▸ DATA:
++++++

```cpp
__global__ __launch_bounds__(256) void pyramid_kernel(PyrLaunch L, PyrIO io) {
    extern __shared__ uint32_t smem[];
    const int img = blockIdx.y;
    {
        const int fb = (int)blockIdx.x - (L.copy_blocks + L.tile_start[L.levels]);
        if (fb >= 0) {
            if (img == 0 && fb < io.fast_cells) {
                const uint8_t* s0 = io.psrc ? io.psrc : io.src[0];
                fast_cell(s0, io.fg, fb, nullptr, nullptr, 0, io.fast_pt, io.fast_aff,
                          reinterpret_cast<uint8_t*>(smem));
            }
            return;
        }
    }
    const uint8_t* __restrict__ src = io.psrc ? io.psrc + (size_t)img * L.w * L.h : io.src[img];
    uint8_t* __restrict__ dst_base = io.psrc ? io.pdst + (size_t)img * L.pyr_bytes : io.dst[img];
    int b = blockIdx.x;
    const bool aligned = ((reinterpret_cast<uintptr_t>(src) | reinterpret_cast<uintptr_t>(dst_base)) & 15) == 0;
    if (b < L.copy_blocks) {
        const size_t tot = (size_t)L.w * L.h;
        if (!aligned) {
            for (size_t i = (size_t)b * blockDim.x + threadIdx.x; i < tot; i += (size_t)L.copy_blocks * blockDim.x)
                dst_base[i] = src[i];
            return;
        }
        const size_t n16 = tot / 16;
        const uint4* s4 = reinterpret_cast<const uint4*>(src);
        uint4* d4 = reinterpret_cast<uint4*>(dst_base);
        for (size_t i = (size_t)b * blockDim.x + threadIdx.x; i < n16; i += (size_t)L.copy_blocks * blockDim.x)
            d4[i] = s4[i];
        size_t tail0 = n16 * 16;
        if (b == 0)
            for (size_t i = tail0 + threadIdx.x; i < tot; i += blockDim.x) dst_base[i] = src[i];
        return;
    }
    b -= L.copy_blocks;
    int lev = 1;
    while (lev < L.levels - 1 && b >= L.tile_start[lev + 1]) ++lev;
    b -= L.tile_start[lev];
    const int nw = (int)level_w(L.w, lev), nh = (int)level_h(L.h, lev);
    const int tw = L.tile_w[lev], th = L.tile_h[lev];
    const int tiles_x = (nw + tw - 1) / tw;
    const int tx = b % tiles_x, ty = b / tiles_x;
    const int ox0 = tx * tw, ox1 = min(ox0 + tw, nw);
    const int oy0 = ty * th, oy1 = min(oy0 + th, nh);
    const int rows = oy1 - oy0, cols_out = ox1 - ox0;
    const int hx = L.hx_ent[lev], vy = L.vy_ent[lev];
    const TapTable& T = L.tab;
    const int xl = T.left[hx + ox0];
    const int xr = T.left[hx + ox1 - 1] + T.count[hx + ox1 - 1];
    const int yl = T.left[vy + oy0];
    const int yr = T.left[vy + oy1 - 1] + T.count[vy + oy1 - 1];
    const int ncols = xr - xl, nrows = yr - yl;
    const int xa = xl & ~3, xoff = xl - xa;
    const int pd = (xr - xa + 3) >> 2;
    const bool direct = (L.direct >> lev) & 1;
    uint8_t* strip = reinterpret_cast<uint8_t*>(smem);
    if (!direct) {
        if (aligned && (L.w & 3) == 0) {
            const uint32_t* s32 = reinterpret_cast<const uint32_t*>(src);
            const int wd = (int)(L.w >> 2);
            for (int idx = threadIdx.x; idx < nrows * pd; idx += blockDim.x) {
                const int r = idx / pd, d = idx - r * pd;
                smem[idx] = s32[(size_t)(yl + r) * wd + (xa >> 2) + d];
            }
        } else {
            for (int idx = threadIdx.x; idx < nrows * pd * 4; idx += blockDim.x) {
                const int r = idx / (pd * 4), c = idx - r * pd * 4;
                strip[idx] = (xa + c < (int)L.w) ? src[(size_t)(yl + r) * L.w + xa + c] : 0;
            }
        }
    }
    float* tmp = reinterpret_cast<float*>(smem + (direct ? 0 : nrows * pd));
    __syncthreads();
    for (int idx = threadIdx.x; idx < rows * ncols; idx += blockDim.x) {
        const int r = idx / ncols, c = idx - r * ncols;
        const int e = vy + oy0 + r;
        const int vl = T.left[e], vc = T.count[e];
        const float* __restrict__ vw = T.weights + (size_t)e * T.max_taps;
        float acc = 0.0f;
        if (!direct) {
            const uint8_t* col = strip + (vl - yl) * pd * 4 + xoff + c;
            for (int k = 0; k < vc; ++k) acc += (float)col[k * pd * 4] * vw[k];
        } else {
            const uint8_t* __restrict__ col = src + (size_t)vl * L.w + xl + c;
            for (int k = 0; k < vc; k += 8) {
                float px[8];
#pragma unroll
                for (int u = 0; u < 8; ++u) px[u] = (k + u < vc) ? (float)col[(size_t)(k + u) * L.w] : 0.0f;
#pragma unroll
                for (int u = 0; u < 8; ++u)
                    if (k + u < vc) acc += px[u] * vw[k + u];
            }
        }
        tmp[r * ncols + c] = acc;
    }
    __syncthreads();
    uint8_t* __restrict__ dst = dst_base + level_offset(L.w, L.h, lev);
    for (int idx = threadIdx.x; idx < rows * cols_out; idx += blockDim.x) {
        const int r = idx / cols_out, c = idx - r * cols_out;
        const int e = hx + ox0 + c;
        const int hl = T.left[e] - xl, hc = T.count[e];
        const float* __restrict__ hw = T.weights + (size_t)e * T.max_taps;
        const float* __restrict__ row = tmp + r * ncols + hl;
        float acc = 0.0f;
        for (int k = 0; k < hc; ++k) acc += row[k] * hw[k];
        float cl = acc < 0.0f ? 0.0f : (acc > 255.0f ? 255.0f : acc);
        dst[(size_t)(oy0 + r) * nw + ox0 + c] = (uint8_t)roundf(cl);
    }
}

}

void PyramidPlan::init(int w_, int h_, int levels_) {
    w = w_;
    h = h_;
    levels = levels_;
    if (levels < 1 || levels > kMaxLevels) throw std::invalid_argument("levels must be in [1, 8]");
    if (w < 16 || h < 16) throw std::invalid_argument("image too small");
    std::vector<int> in_len, out_len, out_idx;
    float max_ratio = 1.0f;
    memset(&launch, 0, sizeof(launch));
    for (int i = 1; i < levels; ++i) {
        int nw = (int)level_w(w, i), nh = (int)level_h(h, i);
        if (nw < 1 || nh < 1) throw std::invalid_argument("too many levels for image size");
        launch.hx_ent[i] = (int)in_len.size();
        for (int o = 0; o < nw; ++o) { in_len.push_back(w); out_len.push_back(nw); out_idx.push_back(o); }
        launch.vy_ent[i] = (int)in_len.size();
        for (int o = 0; o < nh; ++o) { in_len.push_back(h); out_len.push_back(nh); out_idx.push_back(o); }
        float rx = (float)w / nw, ry = (float)h / nh;
        max_ratio = std::max(max_ratio, std::max(rx, ry));
        launch.tile_h[i] = std::max(1, std::min(TH, (int)(16.0f / ry)));
        launch.tile_w[i] = std::max(1, std::min(TW, (int)std::floor((STRIP_COLS - 2.0f * rx - 4.0f) / rx)));
    }
    n_entries = (int)in_len.size();
    max_taps = (int)std::ceil(2.0f * max_ratio) + 4;
    int tiles = 0;
    for (int i = 1; i < levels; ++i) {
        launch.tile_start[i] = tiles;
        int nw = (int)level_w(w, i), nh = (int)level_h(h, i);
        tiles += ((nw + launch.tile_w[i] - 1) / launch.tile_w[i]) * ((nh + launch.tile_h[i] - 1) / launch.tile_h[i]);
    }
    launch.tile_start[levels] = tiles;
    launch.copy_blocks = std::max(1, (int)(((size_t)w * h / 16 + 255) / 256 / 4));
    total_blocks = launch.copy_blocks + tiles;
    launch.w = (uint32_t)w;
    launch.h = (uint32_t)h;
    launch.levels = levels;
    launch.pyr_bytes = level_offset(w, h, levels);
    if (n_entries > 0) {
        i_in.alloc(n_entries); i_out.alloc(n_entries); i_idx.alloc(n_entries);
        d_left.alloc(n_entries); d_count.alloc(n_entries);
        d_w.alloc((size_t)n_entries * max_taps);
        RSVIO_HIP(hipMemcpy(i_in.p, in_len.data(), sizeof(int) * n_entries, hipMemcpyHostToDevice));
        RSVIO_HIP(hipMemcpy(i_out.p, out_len.data(), sizeof(int) * n_entries, hipMemcpyHostToDevice));
        RSVIO_HIP(hipMemcpy(i_idx.p, out_idx.data(), sizeof(int) * n_entries, hipMemcpyHostToDevice));
        TapTable t;
        t.left = d_left.p; t.count = d_count.p; t.weights = d_w.p; t.max_taps = max_taps;
        t.ent_in_len = i_in.p; t.ent_out_len = i_out.p; t.ent_out_idx = i_idx.p;
        hipLaunchKernelGGL(make_taps_kernel, dim3((n_entries + 255) / 256), dim3(256), 0, 0, t, n_entries);
        RSVIO_HIP(hipGetLastError());
        RSVIO_HIP(hipDeviceSynchronize());
        launch.tab = t;
        std::vector<int> left(n_entries), count(n_entries);
        RSVIO_HIP(hipMemcpy(left.data(), d_left.p, sizeof(int) * n_entries, hipMemcpyDeviceToHost));
        RSVIO_HIP(hipMemcpy(count.data(), d_count.p, sizeof(int) * n_entries, hipMemcpyDeviceToHost));
        for (int i = 1; i < levels; ++i) {
            const int nw = (int)level_w(w, i), nh = (int)level_h(h, i);
            const int tw = launch.tile_w[i], th = launch.tile_h[i];
            size_t strip = 0, vert = 0;
            for (int ox0 = 0; ox0 < nw; ox0 += tw) {
                const int ox1 = std::min(ox0 + tw, nw);
                const int xl = left[launch.hx_ent[i] + ox0];
                const int xr = left[launch.hx_ent[i] + ox1 - 1] + count[launch.hx_ent[i] + ox1 - 1];
                const size_t pd = (size_t)(xr - (xl & ~3) + 3) / 4;
                for (int oy0 = 0; oy0 < nh; oy0 += th) {
                    const int oy1 = std::min(oy0 + th, nh);
                    const int yl = left[launch.vy_ent[i] + oy0];
                    const int yr = left[launch.vy_ent[i] + oy1 - 1] + count[launch.vy_ent[i] + oy1 - 1];
                    strip = std::max(strip, 4 * pd * (size_t)(yr - yl));
                    vert = std::max(vert, 4 * (size_t)(oy1 - oy0) * (size_t)(xr - xl));
                }
            }
            if (vert > LDS_CAP) throw std::invalid_argument("image too wide for the pyramid tile");
            if (strip + vert > LDS_CAP) launch.direct |= 1u << i;
            lds_bytes = std::max(lds_bytes, ((launch.direct >> i) & 1) ? vert : strip + vert);
        }
    }
}

void PyramidPlan::enqueue(const PyrIO& io, int n_img, hipStream_t s) const {
    if (n_img <= 0) return;
    if (n_img > (io.psrc ? 65535 : kMaxPyrIO)) throw std::invalid_argument("too many images per pyramid launch");
    const size_t lds = io.fast_cells > 0 ? std::max(lds_bytes, (size_t)io.fg.g * io.fg.g) : lds_bytes;
    hipLaunchKernelGGL(pyramid_kernel, dim3(total_blocks + std::max(io.fast_cells, 0), n_img), dim3(256), lds, s,
                       launch, io);
    RSVIO_HIP(hipGetLastError());
}

void PyramidPlan::enqueue(const uint8_t* d_imgs, int n_img, uint8_t* d_pyrs, hipStream_t s) const {
    for (int i0 = 0; i0 < n_img; i0 += 65535) {
        PyrIO io{};
        io.psrc = d_imgs + (size_t)i0 * w * h;
        io.pdst = d_pyrs + (size_t)i0 * pyr_bytes();
        enqueue(io, std::min(65535, n_img - i0), s);
    }
}

}
```

rs-vio_amd/csrc/pyramid.hpp:

```cpp
#pragma once
#include <algorithm>
#include <cmath>
#include <cstring>
#include <stdexcept>
#include <vector>

#include "common.hpp"
#include "fast.hpp"

namespace rsvio {

constexpr int kMaxLevels = 8;

struct TapTable {
    int* left = nullptr;
    int* count = nullptr;
    float* weights = nullptr;
    int max_taps = 0;
    const int* ent_in_len = nullptr;
    const int* ent_out_len = nullptr;
    const int* ent_out_idx = nullptr;
};

struct PyrLaunch {
    uint32_t w, h;
    int levels;
    size_t pyr_bytes;
    int copy_blocks;
    int tile_start[kMaxLevels + 1];
    int tile_w[kMaxLevels];
    int tile_h[kMaxLevels];
    uint32_t direct;
    int hx_ent[kMaxLevels];
    int vy_ent[kMaxLevels];
    TapTable tab;
};

constexpr int kMaxPyrIO = 8;
struct PyrIO {
    const uint8_t* src[kMaxPyrIO];
    uint8_t* dst[kMaxPyrIO];
    const uint8_t* psrc;
    uint8_t* pdst;
    int fast_cells;
    GridGeom fg;
    int4* fast_pt;
    float* fast_aff;
};

struct PyramidPlan {
    int w = 0, h = 0, levels = 0;
    int n_entries = 0, max_taps = 0, total_blocks = 0;
    size_t lds_bytes = 0;
    PyrLaunch launch;
    DevBuf<int> i_in, i_out, i_idx, d_left, d_count;
    DevBuf<float> d_w;
    void init(int w, int h, int levels);
    size_t pyr_bytes() const { return level_offset(w, h, levels); }
    void enqueue(const uint8_t* d_imgs, int n_img, uint8_t* d_pyrs, hipStream_t s) const;
    void enqueue(const PyrIO& io, int n_img, hipStream_t s) const;
};

}
```

Before: 4859.

## Stage tap weights in LDS and vectorize vertical pass over packed pixels

Reworks the pyramid downsample kernel. Tap tables are cached in LDS per tile, and tile bounds are computed inline rather than read from global memory. The vertical pass now processes four packed bytes per thread from the strip, strided index division is replaced with incremental DivStep counters, and global loads are unrolled to raise memory-level parallelism. The tile height default grows from 8 to 12 and the LDS sizing is updated, which raises LDS use per block and may lower occupancy.

```diff
diff --git a/rs-vio_amd/csrc/pyramid.hip b/rs-vio_amd/csrc/pyramid.hip
--- a/rs-vio_amd/csrc/pyramid.hip
+++ b/rs-vio_amd/csrc/pyramid.hip
@@ -4,22 +4,29 @@
 
 namespace {
 
+constexpr int NT = 256;
 constexpr int TW = 64;
-constexpr int TH = 8;
+#ifndef RSVIO_PYR_TH
+#define RSVIO_PYR_TH 12
+#endif
+constexpr int TH = RSVIO_PYR_TH;
 constexpr int STRIP_COLS = 320;
 constexpr size_t LDS_CAP = 64 << 10;
+constexpr int SU = 8;
+constexpr int WU = 4;
+static_assert(TW + TH <= NT, "one thread per tap row of a tile");
 
 __device__ __forceinline__ float triangle_kernel(float x) {
     float ax = fabsf(x);
     return ax < 1.0f ? 1.0f - ax : 0.0f;
 }
 
-__global__ void make_taps_kernel(TapTable tab, int n_entries) {
-    int e = blockIdx.x * blockDim.x + threadIdx.x;
-    if (e >= n_entries) return;
-    int in_len = tab.ent_in_len[e];
-    int out_len = tab.ent_out_len[e];
-    int o = tab.ent_out_idx[e];
+struct TapSpan {
+    int left, count;
+    float inputc, sratio;
+};
+
+__device__ __forceinline__ TapSpan tap_span(int in_len, int out_len, int o) {
     float ratio = (float)in_len / (float)out_len;
     float sratio = ratio < 1.0f ? 1.0f : ratio;
     float support = 1.0f * sratio;
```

++++++

▸ YOUR ASSIGNMENT: Look through the listing above and copy each line where the string "hipLaunchKernelGGL" occurs.

▸ RESPONSE:
        hipLaunchKernelGGL(make_taps_kernel, dim3((n_entries + 255) / 256), dim3(256), 0, 0, t, n_entries);
    hipLaunchKernelGGL(pyramid_kernel, dim3(total_blocks + std::max(io.fast_cells, 0), n_img), dim3(256), lds, s,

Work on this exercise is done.